-- Problem to solve --
A single stretch of the material below is to be transcribed exactly, starting at the line with "const u64 key_lo" and ending after the line with "const u64 live[2]".

-- Data supplied --

================

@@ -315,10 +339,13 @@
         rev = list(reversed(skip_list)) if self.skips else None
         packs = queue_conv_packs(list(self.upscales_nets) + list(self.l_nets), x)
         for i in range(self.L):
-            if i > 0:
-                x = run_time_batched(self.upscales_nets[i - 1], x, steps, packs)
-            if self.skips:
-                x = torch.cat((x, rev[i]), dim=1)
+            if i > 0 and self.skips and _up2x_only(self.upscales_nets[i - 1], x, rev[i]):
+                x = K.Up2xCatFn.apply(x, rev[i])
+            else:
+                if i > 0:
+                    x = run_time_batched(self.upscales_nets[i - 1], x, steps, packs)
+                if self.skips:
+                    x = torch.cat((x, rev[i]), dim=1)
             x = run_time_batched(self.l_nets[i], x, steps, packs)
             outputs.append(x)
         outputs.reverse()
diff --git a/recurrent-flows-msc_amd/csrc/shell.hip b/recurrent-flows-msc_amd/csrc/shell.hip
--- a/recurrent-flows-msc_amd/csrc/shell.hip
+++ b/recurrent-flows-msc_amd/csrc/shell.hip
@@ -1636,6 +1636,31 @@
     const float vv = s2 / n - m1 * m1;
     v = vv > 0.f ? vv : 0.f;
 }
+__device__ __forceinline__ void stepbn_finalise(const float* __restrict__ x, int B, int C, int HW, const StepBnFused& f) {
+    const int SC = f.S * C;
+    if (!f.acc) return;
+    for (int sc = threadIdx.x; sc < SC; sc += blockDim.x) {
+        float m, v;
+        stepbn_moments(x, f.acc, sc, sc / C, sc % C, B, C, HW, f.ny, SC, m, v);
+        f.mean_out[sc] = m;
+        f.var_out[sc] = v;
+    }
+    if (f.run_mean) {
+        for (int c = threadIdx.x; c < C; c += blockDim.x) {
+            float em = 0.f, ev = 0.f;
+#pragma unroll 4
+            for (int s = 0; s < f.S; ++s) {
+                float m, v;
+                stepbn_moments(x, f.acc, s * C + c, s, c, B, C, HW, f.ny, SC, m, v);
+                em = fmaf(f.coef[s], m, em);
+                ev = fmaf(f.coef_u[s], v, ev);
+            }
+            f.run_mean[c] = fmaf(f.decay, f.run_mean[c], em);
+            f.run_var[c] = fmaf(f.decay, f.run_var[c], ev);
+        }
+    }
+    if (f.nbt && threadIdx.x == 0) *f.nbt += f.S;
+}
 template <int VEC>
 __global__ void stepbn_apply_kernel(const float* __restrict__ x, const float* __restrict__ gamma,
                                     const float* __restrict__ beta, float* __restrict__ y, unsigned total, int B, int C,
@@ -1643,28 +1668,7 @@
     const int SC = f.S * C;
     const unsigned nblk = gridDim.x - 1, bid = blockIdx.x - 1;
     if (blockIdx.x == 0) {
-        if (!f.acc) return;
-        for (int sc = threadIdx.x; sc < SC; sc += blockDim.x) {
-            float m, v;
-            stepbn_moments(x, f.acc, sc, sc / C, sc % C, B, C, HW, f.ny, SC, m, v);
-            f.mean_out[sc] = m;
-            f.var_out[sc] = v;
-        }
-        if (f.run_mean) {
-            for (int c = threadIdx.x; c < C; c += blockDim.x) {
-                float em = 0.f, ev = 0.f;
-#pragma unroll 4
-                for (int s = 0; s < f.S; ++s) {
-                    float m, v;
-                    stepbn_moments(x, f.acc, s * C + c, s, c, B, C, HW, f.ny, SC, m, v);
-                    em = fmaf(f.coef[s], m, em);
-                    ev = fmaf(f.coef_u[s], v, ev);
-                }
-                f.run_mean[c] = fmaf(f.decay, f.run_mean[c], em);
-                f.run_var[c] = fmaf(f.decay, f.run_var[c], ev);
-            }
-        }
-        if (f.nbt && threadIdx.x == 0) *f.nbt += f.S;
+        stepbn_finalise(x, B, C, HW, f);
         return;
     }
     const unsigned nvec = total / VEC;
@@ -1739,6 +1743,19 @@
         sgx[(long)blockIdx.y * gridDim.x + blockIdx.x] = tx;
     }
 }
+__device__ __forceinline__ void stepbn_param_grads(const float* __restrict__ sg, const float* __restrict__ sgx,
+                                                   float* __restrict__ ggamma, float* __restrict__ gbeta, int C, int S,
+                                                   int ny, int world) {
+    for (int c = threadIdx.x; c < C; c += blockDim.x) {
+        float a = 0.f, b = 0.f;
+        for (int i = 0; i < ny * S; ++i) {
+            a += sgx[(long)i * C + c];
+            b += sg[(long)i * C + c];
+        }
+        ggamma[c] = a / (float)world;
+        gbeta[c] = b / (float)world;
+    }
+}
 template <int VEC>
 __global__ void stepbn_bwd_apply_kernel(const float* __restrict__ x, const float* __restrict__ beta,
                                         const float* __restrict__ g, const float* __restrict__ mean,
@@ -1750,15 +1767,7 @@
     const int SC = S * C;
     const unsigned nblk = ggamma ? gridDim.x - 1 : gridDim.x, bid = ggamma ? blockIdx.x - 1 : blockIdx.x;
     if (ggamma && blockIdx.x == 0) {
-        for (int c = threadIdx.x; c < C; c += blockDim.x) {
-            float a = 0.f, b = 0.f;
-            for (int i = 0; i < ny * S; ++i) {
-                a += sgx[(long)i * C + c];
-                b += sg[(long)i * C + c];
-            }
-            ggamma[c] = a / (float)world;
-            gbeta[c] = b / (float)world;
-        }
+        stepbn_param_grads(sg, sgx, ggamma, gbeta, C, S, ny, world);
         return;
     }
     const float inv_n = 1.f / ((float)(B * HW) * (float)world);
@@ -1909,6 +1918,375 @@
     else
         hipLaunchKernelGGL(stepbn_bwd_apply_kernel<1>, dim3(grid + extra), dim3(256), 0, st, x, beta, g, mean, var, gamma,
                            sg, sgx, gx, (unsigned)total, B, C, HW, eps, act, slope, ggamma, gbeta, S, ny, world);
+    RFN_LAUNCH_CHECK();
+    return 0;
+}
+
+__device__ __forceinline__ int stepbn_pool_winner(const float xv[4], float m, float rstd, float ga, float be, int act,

================

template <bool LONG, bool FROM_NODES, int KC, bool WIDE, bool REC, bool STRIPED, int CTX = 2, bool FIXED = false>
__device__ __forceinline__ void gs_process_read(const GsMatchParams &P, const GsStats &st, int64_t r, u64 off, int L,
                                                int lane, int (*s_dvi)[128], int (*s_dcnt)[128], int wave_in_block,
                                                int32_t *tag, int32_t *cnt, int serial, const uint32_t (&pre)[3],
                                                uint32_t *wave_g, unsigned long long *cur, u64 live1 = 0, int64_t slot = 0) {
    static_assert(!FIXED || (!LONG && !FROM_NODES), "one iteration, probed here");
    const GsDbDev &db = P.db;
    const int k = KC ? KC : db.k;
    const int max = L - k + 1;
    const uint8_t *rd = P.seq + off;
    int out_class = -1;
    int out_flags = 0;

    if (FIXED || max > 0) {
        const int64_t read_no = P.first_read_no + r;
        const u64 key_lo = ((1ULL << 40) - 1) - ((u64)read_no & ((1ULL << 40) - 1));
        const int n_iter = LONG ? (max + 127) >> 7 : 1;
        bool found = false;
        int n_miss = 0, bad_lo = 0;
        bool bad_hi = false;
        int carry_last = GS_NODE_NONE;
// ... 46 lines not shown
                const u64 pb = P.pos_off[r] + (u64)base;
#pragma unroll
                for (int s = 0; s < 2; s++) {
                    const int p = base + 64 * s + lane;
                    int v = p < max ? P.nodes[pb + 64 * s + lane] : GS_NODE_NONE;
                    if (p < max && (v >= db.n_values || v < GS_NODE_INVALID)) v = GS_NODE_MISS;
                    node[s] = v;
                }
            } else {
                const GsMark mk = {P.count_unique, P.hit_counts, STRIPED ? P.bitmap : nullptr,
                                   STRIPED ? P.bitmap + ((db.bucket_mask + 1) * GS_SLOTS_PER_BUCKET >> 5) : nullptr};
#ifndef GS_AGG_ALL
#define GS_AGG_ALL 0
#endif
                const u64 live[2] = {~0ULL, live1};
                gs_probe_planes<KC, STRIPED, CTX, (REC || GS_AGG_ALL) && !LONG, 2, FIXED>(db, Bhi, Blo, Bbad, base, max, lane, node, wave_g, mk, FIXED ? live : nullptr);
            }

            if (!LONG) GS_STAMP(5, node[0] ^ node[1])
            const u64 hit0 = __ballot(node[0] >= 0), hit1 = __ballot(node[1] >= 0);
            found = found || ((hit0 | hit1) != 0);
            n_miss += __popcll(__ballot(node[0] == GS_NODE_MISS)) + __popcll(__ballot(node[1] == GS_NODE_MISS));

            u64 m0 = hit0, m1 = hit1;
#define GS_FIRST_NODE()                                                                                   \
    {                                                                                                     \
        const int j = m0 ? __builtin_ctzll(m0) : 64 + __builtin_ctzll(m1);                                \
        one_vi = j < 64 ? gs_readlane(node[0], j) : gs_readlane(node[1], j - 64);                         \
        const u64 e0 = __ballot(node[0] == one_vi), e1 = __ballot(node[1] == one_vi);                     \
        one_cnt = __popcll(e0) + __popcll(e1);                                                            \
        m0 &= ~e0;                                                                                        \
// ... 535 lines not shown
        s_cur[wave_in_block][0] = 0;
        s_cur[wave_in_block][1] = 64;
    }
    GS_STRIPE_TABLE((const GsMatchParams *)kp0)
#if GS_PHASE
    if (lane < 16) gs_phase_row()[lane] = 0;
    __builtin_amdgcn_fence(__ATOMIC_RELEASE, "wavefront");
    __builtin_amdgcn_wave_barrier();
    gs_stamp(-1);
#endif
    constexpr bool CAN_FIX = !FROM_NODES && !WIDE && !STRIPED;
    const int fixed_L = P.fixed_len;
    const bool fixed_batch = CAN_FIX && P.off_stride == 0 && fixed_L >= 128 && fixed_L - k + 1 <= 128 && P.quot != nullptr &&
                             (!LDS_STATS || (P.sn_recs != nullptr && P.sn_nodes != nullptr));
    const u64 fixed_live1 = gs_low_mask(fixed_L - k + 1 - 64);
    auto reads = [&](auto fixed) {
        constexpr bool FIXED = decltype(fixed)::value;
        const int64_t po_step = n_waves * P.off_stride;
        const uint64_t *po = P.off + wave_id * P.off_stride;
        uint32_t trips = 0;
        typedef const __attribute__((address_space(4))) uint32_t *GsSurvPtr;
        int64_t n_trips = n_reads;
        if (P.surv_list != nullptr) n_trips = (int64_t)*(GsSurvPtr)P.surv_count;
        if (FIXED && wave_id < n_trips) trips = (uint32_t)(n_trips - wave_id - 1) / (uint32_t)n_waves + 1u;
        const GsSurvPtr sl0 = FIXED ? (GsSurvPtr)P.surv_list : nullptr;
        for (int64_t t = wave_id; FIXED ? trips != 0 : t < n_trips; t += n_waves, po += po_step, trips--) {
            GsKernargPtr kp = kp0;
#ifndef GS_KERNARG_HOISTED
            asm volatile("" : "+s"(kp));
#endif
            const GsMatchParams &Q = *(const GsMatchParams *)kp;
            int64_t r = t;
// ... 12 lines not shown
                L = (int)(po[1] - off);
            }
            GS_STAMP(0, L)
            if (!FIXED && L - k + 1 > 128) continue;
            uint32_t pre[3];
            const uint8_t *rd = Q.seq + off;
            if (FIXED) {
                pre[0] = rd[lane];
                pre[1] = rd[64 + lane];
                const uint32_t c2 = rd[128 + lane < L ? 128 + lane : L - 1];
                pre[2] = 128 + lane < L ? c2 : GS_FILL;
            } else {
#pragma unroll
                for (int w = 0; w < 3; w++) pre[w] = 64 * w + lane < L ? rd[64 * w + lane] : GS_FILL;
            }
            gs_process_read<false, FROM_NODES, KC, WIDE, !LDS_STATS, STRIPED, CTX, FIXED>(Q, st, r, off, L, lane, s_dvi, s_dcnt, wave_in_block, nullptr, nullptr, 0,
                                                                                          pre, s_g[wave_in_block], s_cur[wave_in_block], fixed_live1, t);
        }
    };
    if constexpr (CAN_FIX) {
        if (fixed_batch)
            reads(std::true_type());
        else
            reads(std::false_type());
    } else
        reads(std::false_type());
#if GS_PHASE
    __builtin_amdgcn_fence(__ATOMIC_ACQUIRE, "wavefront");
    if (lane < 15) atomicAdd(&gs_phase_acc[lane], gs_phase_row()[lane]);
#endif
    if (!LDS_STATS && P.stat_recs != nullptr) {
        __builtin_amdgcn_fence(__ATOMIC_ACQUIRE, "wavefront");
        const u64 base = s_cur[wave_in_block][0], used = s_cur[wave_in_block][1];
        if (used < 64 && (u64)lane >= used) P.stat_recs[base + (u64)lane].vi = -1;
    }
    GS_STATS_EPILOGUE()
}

================

-- Answer to the exercise --
        const u64 key_lo = ((1ULL << 40) - 1) - ((u64)read_no & ((1ULL << 40) - 1));
        const int n_iter = LONG ? (max + 127) >> 7 : 1;
        bool found = false;
        int n_miss = 0, bad_lo = 0;
        bool bad_hi = false;
        int carry_last = GS_NODE_NONE;
// ... 46 lines not shown
                const u64 pb = P.pos_off[r] + (u64)base;
#pragma unroll
                for (int s = 0; s < 2; s++) {
                    const int p = base + 64 * s + lane;
                    int v = p < max ? P.nodes[pb + 64 * s + lane] : GS_NODE_NONE;
                    if (p < max && (v >= db.n_values || v < GS_NODE_INVALID)) v = GS_NODE_MISS;
                    node[s] = v;
                }
            } else {
                const GsMark mk = {P.count_unique, P.hit_counts, STRIPED ? P.bitmap : nullptr,
                                   STRIPED ? P.bitmap + ((db.bucket_mask + 1) * GS_SLOTS_PER_BUCKET >> 5) : nullptr};
#ifndef GS_AGG_ALL
#define GS_AGG_ALL 0
#endif
                const u64 live[2] = {~0ULL, live1};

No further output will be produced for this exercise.